EXERCISE GOAL: In the entries below, find every line with "side" and copy it.

(Saved data entries)
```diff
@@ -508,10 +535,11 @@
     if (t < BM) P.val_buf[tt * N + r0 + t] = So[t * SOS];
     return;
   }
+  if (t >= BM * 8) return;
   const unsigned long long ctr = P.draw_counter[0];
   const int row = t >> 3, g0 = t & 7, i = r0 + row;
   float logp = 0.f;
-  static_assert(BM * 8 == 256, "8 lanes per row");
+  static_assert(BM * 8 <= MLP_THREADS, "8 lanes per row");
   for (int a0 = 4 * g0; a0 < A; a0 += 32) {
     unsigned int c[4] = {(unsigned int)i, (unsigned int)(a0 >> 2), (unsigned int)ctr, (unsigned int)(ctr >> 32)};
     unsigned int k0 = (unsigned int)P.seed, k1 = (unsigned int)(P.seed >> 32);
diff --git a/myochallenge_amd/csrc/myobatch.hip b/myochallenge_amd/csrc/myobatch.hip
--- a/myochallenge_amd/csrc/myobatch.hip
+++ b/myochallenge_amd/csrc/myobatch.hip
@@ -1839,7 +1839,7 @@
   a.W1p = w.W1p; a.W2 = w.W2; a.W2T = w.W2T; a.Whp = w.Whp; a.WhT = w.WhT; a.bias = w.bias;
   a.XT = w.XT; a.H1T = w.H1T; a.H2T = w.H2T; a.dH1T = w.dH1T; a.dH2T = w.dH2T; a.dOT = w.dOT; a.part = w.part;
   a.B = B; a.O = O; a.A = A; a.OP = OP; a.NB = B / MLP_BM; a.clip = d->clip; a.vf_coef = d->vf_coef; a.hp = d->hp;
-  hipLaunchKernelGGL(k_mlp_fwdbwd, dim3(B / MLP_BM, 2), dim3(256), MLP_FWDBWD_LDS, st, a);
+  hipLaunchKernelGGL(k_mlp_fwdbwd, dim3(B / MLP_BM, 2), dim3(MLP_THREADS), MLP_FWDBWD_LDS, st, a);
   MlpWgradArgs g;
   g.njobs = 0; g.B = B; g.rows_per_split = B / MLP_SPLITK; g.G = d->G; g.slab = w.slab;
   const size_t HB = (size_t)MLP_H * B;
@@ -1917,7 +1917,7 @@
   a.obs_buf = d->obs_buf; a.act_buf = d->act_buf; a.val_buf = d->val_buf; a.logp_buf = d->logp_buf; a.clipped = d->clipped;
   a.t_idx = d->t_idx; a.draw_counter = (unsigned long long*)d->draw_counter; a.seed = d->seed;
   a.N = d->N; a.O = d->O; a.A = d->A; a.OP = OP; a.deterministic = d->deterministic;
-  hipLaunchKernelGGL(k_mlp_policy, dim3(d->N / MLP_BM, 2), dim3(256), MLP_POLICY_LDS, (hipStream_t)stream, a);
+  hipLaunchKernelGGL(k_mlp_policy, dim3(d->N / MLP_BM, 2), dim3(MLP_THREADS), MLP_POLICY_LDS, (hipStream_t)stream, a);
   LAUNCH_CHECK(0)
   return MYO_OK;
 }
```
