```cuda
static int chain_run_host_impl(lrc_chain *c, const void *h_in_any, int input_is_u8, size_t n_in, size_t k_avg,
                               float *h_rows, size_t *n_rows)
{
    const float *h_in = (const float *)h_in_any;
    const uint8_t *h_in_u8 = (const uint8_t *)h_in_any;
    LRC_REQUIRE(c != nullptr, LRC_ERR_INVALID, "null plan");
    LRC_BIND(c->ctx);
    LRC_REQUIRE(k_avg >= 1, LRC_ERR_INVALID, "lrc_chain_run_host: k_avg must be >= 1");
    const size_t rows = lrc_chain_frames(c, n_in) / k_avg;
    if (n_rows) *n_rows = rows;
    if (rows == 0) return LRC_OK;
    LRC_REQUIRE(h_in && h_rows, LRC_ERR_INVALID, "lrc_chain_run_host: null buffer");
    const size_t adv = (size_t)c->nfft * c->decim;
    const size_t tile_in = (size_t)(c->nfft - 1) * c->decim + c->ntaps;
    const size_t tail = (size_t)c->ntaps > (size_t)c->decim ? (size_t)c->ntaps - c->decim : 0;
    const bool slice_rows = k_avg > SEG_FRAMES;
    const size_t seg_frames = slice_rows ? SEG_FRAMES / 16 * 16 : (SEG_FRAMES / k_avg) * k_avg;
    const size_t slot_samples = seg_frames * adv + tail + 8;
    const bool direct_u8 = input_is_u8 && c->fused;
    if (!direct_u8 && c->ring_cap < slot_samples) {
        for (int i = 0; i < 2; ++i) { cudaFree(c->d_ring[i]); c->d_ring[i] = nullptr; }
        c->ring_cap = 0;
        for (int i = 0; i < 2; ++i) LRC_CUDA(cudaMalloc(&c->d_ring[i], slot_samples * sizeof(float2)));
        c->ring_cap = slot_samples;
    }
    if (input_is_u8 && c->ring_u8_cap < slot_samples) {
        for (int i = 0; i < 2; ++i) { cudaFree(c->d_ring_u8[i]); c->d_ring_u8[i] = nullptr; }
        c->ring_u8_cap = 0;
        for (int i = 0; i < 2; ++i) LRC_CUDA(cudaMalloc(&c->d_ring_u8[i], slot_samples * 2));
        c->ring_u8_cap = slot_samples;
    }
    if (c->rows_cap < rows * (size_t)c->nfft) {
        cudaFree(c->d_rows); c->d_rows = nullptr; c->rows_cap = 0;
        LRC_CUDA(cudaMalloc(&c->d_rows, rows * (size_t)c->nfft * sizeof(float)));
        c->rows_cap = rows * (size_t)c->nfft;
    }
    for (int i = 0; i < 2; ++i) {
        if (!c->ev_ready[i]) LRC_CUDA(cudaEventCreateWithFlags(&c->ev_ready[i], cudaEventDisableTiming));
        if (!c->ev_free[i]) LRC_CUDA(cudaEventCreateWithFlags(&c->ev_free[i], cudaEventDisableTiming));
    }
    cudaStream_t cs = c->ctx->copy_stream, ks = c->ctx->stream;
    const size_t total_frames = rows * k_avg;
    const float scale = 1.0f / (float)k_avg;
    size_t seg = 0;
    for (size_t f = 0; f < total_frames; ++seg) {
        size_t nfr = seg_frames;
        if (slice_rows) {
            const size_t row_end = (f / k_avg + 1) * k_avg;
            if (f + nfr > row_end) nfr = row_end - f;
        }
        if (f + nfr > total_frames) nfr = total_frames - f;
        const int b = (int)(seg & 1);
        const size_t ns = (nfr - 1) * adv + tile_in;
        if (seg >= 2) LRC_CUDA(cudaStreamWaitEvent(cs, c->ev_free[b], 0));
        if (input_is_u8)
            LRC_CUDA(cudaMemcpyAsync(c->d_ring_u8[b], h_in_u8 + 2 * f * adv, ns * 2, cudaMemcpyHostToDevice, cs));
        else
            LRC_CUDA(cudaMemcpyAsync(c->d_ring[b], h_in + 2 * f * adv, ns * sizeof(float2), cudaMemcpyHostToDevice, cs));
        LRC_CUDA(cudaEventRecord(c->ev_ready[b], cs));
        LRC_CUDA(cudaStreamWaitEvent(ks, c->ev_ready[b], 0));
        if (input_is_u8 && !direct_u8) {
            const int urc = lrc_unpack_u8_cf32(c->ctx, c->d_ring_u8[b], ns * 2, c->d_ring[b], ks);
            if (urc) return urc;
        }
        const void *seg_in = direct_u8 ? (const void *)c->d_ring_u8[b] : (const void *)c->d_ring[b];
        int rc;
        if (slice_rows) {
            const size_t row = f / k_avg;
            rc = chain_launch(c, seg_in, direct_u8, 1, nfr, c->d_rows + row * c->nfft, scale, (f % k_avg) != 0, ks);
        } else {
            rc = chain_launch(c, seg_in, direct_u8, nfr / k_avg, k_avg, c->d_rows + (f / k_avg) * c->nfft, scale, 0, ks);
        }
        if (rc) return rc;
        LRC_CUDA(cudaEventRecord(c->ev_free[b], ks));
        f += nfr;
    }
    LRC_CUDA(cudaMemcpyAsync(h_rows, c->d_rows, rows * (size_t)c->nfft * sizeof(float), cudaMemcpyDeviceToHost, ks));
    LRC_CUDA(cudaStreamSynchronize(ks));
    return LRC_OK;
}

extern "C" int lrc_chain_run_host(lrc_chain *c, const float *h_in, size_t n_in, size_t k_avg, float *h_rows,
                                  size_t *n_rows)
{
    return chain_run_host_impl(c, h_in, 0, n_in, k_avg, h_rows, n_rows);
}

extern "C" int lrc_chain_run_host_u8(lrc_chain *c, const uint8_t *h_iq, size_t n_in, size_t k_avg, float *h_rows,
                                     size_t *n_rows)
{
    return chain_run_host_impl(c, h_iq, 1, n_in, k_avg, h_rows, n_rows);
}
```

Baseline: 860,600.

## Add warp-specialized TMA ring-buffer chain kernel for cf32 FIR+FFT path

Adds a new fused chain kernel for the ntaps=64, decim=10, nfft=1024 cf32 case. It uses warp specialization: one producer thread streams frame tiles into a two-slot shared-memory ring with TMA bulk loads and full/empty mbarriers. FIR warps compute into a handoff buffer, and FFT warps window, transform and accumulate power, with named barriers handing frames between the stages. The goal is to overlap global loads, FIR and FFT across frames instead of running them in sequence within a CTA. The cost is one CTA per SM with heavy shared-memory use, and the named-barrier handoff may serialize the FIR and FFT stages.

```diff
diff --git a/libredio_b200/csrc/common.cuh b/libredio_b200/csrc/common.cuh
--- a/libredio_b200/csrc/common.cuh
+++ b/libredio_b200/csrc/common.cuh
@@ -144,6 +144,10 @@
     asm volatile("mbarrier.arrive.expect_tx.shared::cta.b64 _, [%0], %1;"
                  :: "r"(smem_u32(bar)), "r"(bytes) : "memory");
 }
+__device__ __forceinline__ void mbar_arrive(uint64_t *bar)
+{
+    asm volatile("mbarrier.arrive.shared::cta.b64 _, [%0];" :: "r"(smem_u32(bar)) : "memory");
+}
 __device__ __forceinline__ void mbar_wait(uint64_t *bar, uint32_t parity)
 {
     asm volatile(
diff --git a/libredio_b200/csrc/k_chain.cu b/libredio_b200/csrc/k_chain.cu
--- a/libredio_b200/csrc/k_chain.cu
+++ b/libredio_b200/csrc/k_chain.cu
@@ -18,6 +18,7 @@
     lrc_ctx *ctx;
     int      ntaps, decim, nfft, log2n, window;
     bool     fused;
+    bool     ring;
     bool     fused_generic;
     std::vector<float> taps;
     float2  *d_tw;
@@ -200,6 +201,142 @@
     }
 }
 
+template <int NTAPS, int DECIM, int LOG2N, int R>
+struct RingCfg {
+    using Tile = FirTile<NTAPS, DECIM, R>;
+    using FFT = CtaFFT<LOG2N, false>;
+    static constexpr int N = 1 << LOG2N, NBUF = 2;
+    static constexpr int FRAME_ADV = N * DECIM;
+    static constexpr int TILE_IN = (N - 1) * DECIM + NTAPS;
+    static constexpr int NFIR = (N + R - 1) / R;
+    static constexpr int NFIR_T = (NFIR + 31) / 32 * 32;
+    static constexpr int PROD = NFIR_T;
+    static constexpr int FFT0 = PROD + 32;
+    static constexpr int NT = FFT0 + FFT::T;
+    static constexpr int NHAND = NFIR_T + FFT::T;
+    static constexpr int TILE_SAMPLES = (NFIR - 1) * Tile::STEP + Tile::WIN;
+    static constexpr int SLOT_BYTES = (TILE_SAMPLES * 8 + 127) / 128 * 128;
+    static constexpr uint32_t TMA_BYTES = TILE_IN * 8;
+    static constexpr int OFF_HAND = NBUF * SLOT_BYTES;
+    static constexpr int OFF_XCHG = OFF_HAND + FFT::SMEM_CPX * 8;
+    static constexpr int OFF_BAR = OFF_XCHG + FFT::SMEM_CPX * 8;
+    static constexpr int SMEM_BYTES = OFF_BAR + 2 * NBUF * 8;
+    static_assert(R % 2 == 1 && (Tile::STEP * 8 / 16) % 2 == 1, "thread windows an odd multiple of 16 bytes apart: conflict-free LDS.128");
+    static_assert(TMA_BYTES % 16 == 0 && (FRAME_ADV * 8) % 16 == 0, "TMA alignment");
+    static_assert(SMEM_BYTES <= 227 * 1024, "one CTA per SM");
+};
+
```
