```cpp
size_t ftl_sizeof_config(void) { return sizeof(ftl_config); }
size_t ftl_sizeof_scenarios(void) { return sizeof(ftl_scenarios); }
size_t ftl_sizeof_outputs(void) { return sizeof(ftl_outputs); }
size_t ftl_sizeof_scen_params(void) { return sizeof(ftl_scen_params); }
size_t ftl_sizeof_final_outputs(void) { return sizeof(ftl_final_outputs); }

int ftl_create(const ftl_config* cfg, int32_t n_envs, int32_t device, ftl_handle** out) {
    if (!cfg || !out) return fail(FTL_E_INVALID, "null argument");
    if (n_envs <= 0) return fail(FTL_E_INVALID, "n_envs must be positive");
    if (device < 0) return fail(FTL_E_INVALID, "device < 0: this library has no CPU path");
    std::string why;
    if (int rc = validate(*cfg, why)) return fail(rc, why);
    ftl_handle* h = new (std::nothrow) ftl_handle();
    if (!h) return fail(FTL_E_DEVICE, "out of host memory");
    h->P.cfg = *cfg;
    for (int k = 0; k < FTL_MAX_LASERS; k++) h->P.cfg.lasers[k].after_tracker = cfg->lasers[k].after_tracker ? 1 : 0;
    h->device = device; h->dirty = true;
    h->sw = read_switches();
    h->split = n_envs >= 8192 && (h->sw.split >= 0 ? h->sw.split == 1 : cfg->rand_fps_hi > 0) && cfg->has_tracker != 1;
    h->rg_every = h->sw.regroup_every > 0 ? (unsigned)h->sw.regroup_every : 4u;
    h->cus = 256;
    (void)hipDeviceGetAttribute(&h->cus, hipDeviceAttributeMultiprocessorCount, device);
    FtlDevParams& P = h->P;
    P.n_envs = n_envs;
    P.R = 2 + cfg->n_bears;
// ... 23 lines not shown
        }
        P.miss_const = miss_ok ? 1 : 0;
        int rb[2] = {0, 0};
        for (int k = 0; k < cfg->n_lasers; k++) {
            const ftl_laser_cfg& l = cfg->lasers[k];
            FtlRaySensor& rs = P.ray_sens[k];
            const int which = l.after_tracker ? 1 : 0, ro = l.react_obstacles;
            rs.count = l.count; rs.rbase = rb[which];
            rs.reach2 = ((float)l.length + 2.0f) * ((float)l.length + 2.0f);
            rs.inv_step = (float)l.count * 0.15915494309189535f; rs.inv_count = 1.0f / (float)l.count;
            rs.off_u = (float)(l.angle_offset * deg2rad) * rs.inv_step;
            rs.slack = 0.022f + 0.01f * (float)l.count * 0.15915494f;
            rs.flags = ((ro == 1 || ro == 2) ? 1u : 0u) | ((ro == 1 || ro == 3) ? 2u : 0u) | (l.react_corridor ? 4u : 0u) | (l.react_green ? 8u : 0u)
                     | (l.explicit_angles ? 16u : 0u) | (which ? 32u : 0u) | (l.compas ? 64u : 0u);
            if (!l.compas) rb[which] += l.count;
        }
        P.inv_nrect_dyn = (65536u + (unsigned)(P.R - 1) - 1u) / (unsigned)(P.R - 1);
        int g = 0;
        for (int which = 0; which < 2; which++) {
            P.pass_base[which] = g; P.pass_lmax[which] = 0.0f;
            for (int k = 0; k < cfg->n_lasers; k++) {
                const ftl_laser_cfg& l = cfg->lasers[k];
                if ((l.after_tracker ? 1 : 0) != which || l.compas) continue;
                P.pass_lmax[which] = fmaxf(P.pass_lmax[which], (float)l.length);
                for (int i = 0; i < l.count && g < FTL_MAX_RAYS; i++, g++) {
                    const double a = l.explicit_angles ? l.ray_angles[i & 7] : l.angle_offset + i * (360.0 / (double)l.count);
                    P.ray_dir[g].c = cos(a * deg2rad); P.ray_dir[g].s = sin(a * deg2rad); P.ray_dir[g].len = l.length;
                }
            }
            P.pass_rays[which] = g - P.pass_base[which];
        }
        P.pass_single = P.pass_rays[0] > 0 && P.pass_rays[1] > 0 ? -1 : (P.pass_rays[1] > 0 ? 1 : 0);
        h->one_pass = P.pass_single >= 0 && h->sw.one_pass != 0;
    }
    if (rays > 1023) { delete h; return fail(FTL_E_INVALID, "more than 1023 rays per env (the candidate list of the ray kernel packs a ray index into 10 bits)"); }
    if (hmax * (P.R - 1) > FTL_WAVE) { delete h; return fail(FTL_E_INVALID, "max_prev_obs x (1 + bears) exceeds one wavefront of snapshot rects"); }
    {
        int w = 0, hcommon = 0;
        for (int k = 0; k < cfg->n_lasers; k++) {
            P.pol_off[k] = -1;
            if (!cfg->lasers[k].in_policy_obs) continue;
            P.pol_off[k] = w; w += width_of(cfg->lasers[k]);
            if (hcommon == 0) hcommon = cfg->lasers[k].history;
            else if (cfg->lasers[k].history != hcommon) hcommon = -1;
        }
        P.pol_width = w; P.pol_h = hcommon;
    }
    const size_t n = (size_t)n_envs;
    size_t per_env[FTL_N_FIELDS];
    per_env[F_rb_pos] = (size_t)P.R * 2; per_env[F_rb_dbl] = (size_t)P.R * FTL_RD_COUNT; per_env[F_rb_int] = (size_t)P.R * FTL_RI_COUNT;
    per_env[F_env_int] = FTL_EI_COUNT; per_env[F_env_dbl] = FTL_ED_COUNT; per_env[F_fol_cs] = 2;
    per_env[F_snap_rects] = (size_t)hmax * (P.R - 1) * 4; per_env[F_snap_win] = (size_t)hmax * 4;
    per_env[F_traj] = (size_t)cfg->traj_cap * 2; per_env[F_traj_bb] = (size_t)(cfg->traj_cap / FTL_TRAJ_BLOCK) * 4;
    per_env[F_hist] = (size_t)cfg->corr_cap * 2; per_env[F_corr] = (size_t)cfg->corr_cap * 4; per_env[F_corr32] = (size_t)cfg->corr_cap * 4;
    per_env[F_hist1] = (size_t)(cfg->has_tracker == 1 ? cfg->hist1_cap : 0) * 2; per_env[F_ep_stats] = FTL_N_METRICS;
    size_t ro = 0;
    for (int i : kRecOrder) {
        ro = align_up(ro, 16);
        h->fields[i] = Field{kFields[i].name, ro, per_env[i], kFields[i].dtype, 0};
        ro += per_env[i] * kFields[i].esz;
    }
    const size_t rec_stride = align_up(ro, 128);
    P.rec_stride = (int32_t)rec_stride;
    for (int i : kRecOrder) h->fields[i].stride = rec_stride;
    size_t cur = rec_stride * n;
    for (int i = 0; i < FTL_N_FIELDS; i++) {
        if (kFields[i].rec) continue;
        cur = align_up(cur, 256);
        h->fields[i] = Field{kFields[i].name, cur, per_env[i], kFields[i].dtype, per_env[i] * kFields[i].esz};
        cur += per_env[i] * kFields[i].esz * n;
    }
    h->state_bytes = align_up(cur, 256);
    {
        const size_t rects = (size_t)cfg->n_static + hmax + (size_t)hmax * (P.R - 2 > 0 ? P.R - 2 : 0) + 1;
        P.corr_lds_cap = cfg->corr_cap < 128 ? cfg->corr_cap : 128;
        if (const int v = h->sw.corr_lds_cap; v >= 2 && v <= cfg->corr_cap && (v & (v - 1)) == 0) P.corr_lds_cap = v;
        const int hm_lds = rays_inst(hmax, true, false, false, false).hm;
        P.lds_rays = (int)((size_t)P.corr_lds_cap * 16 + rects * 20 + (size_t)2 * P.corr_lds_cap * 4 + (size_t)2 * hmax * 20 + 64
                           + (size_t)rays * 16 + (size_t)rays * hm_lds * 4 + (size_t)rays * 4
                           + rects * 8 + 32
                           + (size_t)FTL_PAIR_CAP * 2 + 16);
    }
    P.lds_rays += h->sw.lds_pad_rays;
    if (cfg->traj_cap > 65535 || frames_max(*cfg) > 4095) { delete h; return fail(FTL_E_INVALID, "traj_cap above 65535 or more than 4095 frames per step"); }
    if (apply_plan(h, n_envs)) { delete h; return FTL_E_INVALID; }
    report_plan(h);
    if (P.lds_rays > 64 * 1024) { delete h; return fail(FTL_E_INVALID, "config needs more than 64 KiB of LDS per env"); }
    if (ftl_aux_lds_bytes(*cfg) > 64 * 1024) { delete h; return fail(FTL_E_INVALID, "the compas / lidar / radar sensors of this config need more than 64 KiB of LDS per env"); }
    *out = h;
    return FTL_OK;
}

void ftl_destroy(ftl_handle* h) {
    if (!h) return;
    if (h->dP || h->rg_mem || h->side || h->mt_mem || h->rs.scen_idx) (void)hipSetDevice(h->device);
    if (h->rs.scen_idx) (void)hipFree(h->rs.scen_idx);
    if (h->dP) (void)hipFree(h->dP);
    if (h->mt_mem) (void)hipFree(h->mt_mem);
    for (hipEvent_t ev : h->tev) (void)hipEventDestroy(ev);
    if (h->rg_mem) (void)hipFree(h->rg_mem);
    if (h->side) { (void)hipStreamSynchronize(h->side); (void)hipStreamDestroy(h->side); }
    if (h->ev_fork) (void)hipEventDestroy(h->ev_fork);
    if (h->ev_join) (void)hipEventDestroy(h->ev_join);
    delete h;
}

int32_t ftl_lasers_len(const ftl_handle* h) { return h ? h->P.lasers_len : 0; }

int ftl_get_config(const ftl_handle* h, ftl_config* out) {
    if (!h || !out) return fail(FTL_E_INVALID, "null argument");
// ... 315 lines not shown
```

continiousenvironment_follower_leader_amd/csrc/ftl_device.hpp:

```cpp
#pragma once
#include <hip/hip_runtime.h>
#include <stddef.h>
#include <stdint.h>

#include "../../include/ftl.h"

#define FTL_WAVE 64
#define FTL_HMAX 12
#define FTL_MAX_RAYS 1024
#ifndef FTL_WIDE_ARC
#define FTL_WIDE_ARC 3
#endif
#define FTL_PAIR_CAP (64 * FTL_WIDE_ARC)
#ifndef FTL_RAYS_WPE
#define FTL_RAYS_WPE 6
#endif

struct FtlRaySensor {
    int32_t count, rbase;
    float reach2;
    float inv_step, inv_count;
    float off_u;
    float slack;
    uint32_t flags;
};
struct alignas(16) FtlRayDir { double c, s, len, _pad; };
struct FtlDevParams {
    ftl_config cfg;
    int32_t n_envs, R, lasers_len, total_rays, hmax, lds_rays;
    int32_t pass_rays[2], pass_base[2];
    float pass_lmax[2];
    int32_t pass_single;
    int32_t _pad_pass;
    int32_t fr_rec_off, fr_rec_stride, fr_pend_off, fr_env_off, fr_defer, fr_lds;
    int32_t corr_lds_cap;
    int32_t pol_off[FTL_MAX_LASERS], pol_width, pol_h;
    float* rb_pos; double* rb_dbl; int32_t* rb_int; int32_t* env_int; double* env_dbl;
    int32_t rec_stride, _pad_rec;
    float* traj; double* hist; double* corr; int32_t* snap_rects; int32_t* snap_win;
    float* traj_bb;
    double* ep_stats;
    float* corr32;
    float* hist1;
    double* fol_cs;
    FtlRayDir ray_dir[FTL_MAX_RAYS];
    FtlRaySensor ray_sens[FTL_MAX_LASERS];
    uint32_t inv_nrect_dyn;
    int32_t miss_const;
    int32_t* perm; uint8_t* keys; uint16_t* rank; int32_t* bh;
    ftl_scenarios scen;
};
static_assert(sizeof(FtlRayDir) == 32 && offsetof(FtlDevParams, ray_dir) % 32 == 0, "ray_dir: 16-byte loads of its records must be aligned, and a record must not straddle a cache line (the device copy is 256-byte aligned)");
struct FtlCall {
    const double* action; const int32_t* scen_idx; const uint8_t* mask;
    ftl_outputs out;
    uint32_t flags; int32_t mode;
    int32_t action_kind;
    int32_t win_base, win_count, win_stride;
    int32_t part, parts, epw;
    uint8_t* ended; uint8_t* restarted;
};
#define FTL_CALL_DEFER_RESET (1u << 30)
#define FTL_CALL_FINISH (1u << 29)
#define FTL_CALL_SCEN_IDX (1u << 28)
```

RESPONSE TO THE TASK:
    if (h->dP || h->rg_mem || h->side || h->mt_mem || h->rs.scen_idx) (void)hipSetDevice(h->device);
    if (h->side) { (void)hipStreamSynchronize(h->side); (void)hipStreamDestroy(h->side); }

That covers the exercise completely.